▶ TASK STATEMENT: Write out, word for word, the first line of the data below and every line after it through the one containing "dst->index = i;".

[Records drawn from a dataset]
· · · ·
@@ -277,26 +281,31 @@
     for (int w = 0; w < wave; w++) pos += s_wave[w];
     if (ok && pos < max_out) {
       const int i = s_cnt[c];
-      sdvl_filtered_corner *dst = job.out + pos;
+      sdvl_filtered_corner *dst = out + pos;
       dst->index = i;
       dst->x = job.corners[4 * i]; dst->y = job.corners[4 * i + 1]; dst->level = job.corners[4 * i + 2];
-      dst->score = static_cast<int>(job.scores[i]);
+      dst->score = static_cast<int>(scores[i]);
       dst->pad_ = 0;
     }
     running += s_wave[0] + s_wave[1] + s_wave[2] + s_wave[3];
   }
-  if (tid == 0) job.out_count[0] = running;
-}
-
-__global__ __launch_bounds__(256) void filter_describe_kernel(const FilterJob *__restrict__ jobs, int max_out, int n_jobs, int chunks) {
-  int fj, bx;
-  if (!xcd_frame_block(n_jobs, chunks, &fj, &bx)) return;
-  const FilterJob &job = jobs[fj];
+  if (tid == 0) out_count[0] = running;
+}
+
+template <int kCells, int kCorners, int kSlots = kBinSlots>
+__global__ __launch_bounds__(256) void filter_select_binned_kernel(const FilterJob *__restrict__ jobs, int cell_size, int grid_w, int n_cells,
+                                                                   int margin, int min_score, int max_out) {
+  const FilterJob &job = jobs[blockIdx.x];
+  filter_select_binned_cells<kCells, kCorners, kSlots>(job, job.scores, job.locked, job.out, job.out_count, job.ccap, cell_size, grid_w, n_cells,
+                                                       margin, min_score, max_out);
+}
+
+template <class View>
+__device__ __forceinline__ void filter_describe_corners(const View &job, sdvl_filtered_corner *__restrict__ out, int total, int bx, int chunks) {
   const int lane = threadIdx.x & 63;
-  const int total = min(job.out_count[0], max_out);
   const int wpb = static_cast<int>(blockDim.x >> 6);
   for (int k = bx * wpb + (threadIdx.x >> 6); k < total; k += chunks * wpb) {
-    sdvl_filtered_corner *dst = job.out + k;
+    sdvl_filtered_corner *dst = out + k;
     const int cx = dst->x, cy = dst->y, cl = dst->level;
     const int W = job.lw[cl], H = job.lh[cl];
     uint8_t byte = 0;
@@ -308,6 +317,61 @@
     }
     if ((lane & 1) == 0) dst->desc[lane >> 1] = byte;
   }
+}
+__global__ __launch_bounds__(256) void filter_describe_kernel(const FilterJob *__restrict__ jobs, int max_out, int n_jobs, int chunks) {
+  int fj, bx;
+  if (!xcd_frame_block(n_jobs, chunks, &fj, &bx)) return;
+  const FilterJob &job = jobs[fj];
+  filter_describe_corners(job, job.out, min(job.out_count[0], max_out), bx, chunks);
+}
+
+__global__ __launch_bounds__(256) void shi_tomasi_track_kernel(const TrackJobDev *__restrict__ jobs, const sdvl_track_kf_result *__restrict__ pred,
+                                                               double *__restrict__ scores, int ccap, int n_jobs, int chunks) {
+  int fj, bx;
+  if (!xcd_frame_block(n_jobs, chunks, &fj, &bx)) return;
+  if (pred[fj].decision != 2) return;
+  const SearchFrame &v = jobs[fj].cur;
+  shi_tomasi_corners(v, min(v.n_ptr[0], ccap), scores + static_cast<size_t>(fj) * ccap, bx, chunks);
+}
+
+template <int kCells, int kCorners>
+__global__ __launch_bounds__(256) void filter_select_binned_track_kernel(const TrackJobDev *__restrict__ jobs, sdvl_track_kf_result *__restrict__ pred,
+                                                                         const double *__restrict__ scores, int ccap, const uint32_t *__restrict__ mask,
+                                                                         int mask_words, sdvl_filtered_corner *__restrict__ recs, int cell_size, int grid_w,
+                                                                         int n_cells, int margin, int min_score, int max_out) {
+  const int j = blockIdx.x;
+  if (pred[j].decision != 2) return;
+  const SearchFrame &v = jobs[j].cur;
+  if (v.n_ptr[0] > min(ccap, kCorners)) return;
+  filter_select_binned_cells<kCells, kCorners, kBinSlots>(v, scores + static_cast<size_t>(j) * ccap, mask + static_cast<size_t>(j) * mask_words,
+                                                          recs + static_cast<size_t>(j) * max_out, &pred[j].count, ccap, cell_size, grid_w, n_cells,
+                                                          margin, min_score, max_out);
+  if (threadIdx.x == 0) pred[j].served = 1;
+}
+
+__global__ __launch_bounds__(256) void filter_describe_track_kernel(const TrackJobDev *__restrict__ jobs, const sdvl_track_kf_result *__restrict__ pred,
+                                                                    sdvl_filtered_corner *__restrict__ recs, int max_out, int n_jobs, int chunks) {
+  int fj, bx;
+  if (!xcd_frame_block(n_jobs, chunks, &fj, &bx)) return;
+  const sdvl_track_kf_result p = pred[fj];
+  if (p.decision != 2 || !p.served) return;
+  filter_describe_corners(jobs[fj].cur, recs + static_cast<size_t>(fj) * max_out, min(p.count, max_out), bx, chunks);
+}
+
+static_assert(sizeof(sdvl_filtered_corner) % 8 == 0, "keyframe_pull copies records in 8-byte units");
+__global__ __launch_bounds__(256) void keyframe_pull_kernel(const sdvl_track_kf_result *__restrict__ pred, const uint32_t *__restrict__ mask, int mask_words,
+                                                            const sdvl_filtered_corner *__restrict__ recs, int max_out,
+                                                            sdvl_track_kf_result *__restrict__ h_pred, uint32_t *__restrict__ h_mask,
+                                                            sdvl_filtered_corner *__restrict__ h_recs) {
+  const int j = blockIdx.x, tid = threadIdx.x;
+  const sdvl_track_kf_result p = pred[j];
+  if (tid == 0) h_pred[j] = p;
+  if (p.decision != 2 || !p.served) return;
+  for (int w = tid; w < mask_words; w += 256) h_mask[static_cast<size_t>(j) * mask_words + w] = mask[static_cast<size_t>(j) * mask_words + w];
+  const uint2 *src = reinterpret_cast<const uint2 *>(recs + static_cast<size_t>(j) * max_out);
+  uint2 *dst = reinterpret_cast<uint2 *>(h_recs + static_cast<size_t>(j) * max_out);
+  const int units = min(p.count, max_out) * static_cast<int>(sizeof(sdvl_filtered_corner) / 8);
+  for (int u = tid; u < units; u += 256) dst[u] = src[u];
 }
 
 __global__ __launch_bounds__(256) void filter_gather_kernel(const OrbJob *__restrict__ jobs, uint4 *__restrict__ dst, int row_units, int ccap,
@@ -392,6 +456,29 @@
     job.best[2 * q] = found ? static_cast<int>(key & 0xffffffffull) : -1;
     job.best[2 * q + 1] = d;
   }
+}
+
+int sdvl_keyframe_filter_enqueue(sdvl_ctx *ctx, int n_jobs, const KeyframeChain &k) {
+  SDVL_REQUIRE(ctx, k.n_cells >= 1 && k.n_cells <= kBinCells && k.max_out == k.n_cells && k.mask_words * 32 >= k.n_cells && k.ccap >= 1 &&
+                        k.ccap <= kFilterMaxCorners,
+               "keyframe filter inside the tracked step: grids of up to 2048 cells");
+  const int chunks = 64;
+  SDVL_LAUNCH(ctx, "shi_tomasi_track", shi_tomasi_track_kernel, xcd_frame_grid(n_jobs, chunks), dim3(64), k.jobs, static_cast<const sdvl_track_kf_result *>(k.pred),
+              k.scores, k.ccap, n_jobs, chunks);
+  if (k.n_cells <= kBinCellsSmall)
+    SDVL_LAUNCH(ctx, "filter_select_track", (filter_select_binned_track_kernel<kBinCellsSmall, kBinCornersSmall>), dim3(n_jobs), dim3(256), k.jobs, k.pred,
+                static_cast<const double *>(k.scores), k.ccap, static_cast<const uint32_t *>(k.mask), k.mask_words, k.recs, k.cell_size, k.grid_w, k.n_cells,
+                k.margin, k.min_score, k.max_out);
+  else
+    SDVL_LAUNCH(ctx, "filter_select_track", (filter_select_binned_track_kernel<kBinCells, kFilterMaxCorners>), dim3(n_jobs), dim3(256), k.jobs, k.pred,
+                static_cast<const double *>(k.scores), k.ccap, static_cast<const uint32_t *>(k.mask), k.mask_words, k.recs, k.cell_size, k.grid_w, k.n_cells,
+                k.margin, k.min_score, k.max_out);
+  SDVL_LAUNCH(ctx, "filter_describe_track", filter_describe_track_kernel, xcd_frame_grid(n_jobs, chunks), dim3(64), k.jobs,
+              static_cast<const sdvl_track_kf_result *>(k.pred), k.recs, k.max_out, n_jobs, chunks);
+  SDVL_LAUNCH(ctx, "keyframe_pull", keyframe_pull_kernel, dim3(n_jobs), dim3(256), static_cast<const sdvl_track_kf_result *>(k.pred),
+              static_cast<const uint32_t *>(k.mask), k.mask_words, static_cast<const sdvl_filtered_corner *>(k.recs), k.max_out, k.h_pred, k.h_mask, k.h_recs);
+  SDVL_HIP_CHECK(ctx, hipGetLastError());
+  return SDVL_OK;
 }
 
 extern "C" {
· · · ·
▶ EXERCISE RESPONSE:
@@ -277,26 +281,31 @@
     for (int w = 0; w < wave; w++) pos += s_wave[w];
     if (ok && pos < max_out) {
       const int i = s_cnt[c];
-      sdvl_filtered_corner *dst = job.out + pos;
+      sdvl_filtered_corner *dst = out + pos;
       dst->index = i;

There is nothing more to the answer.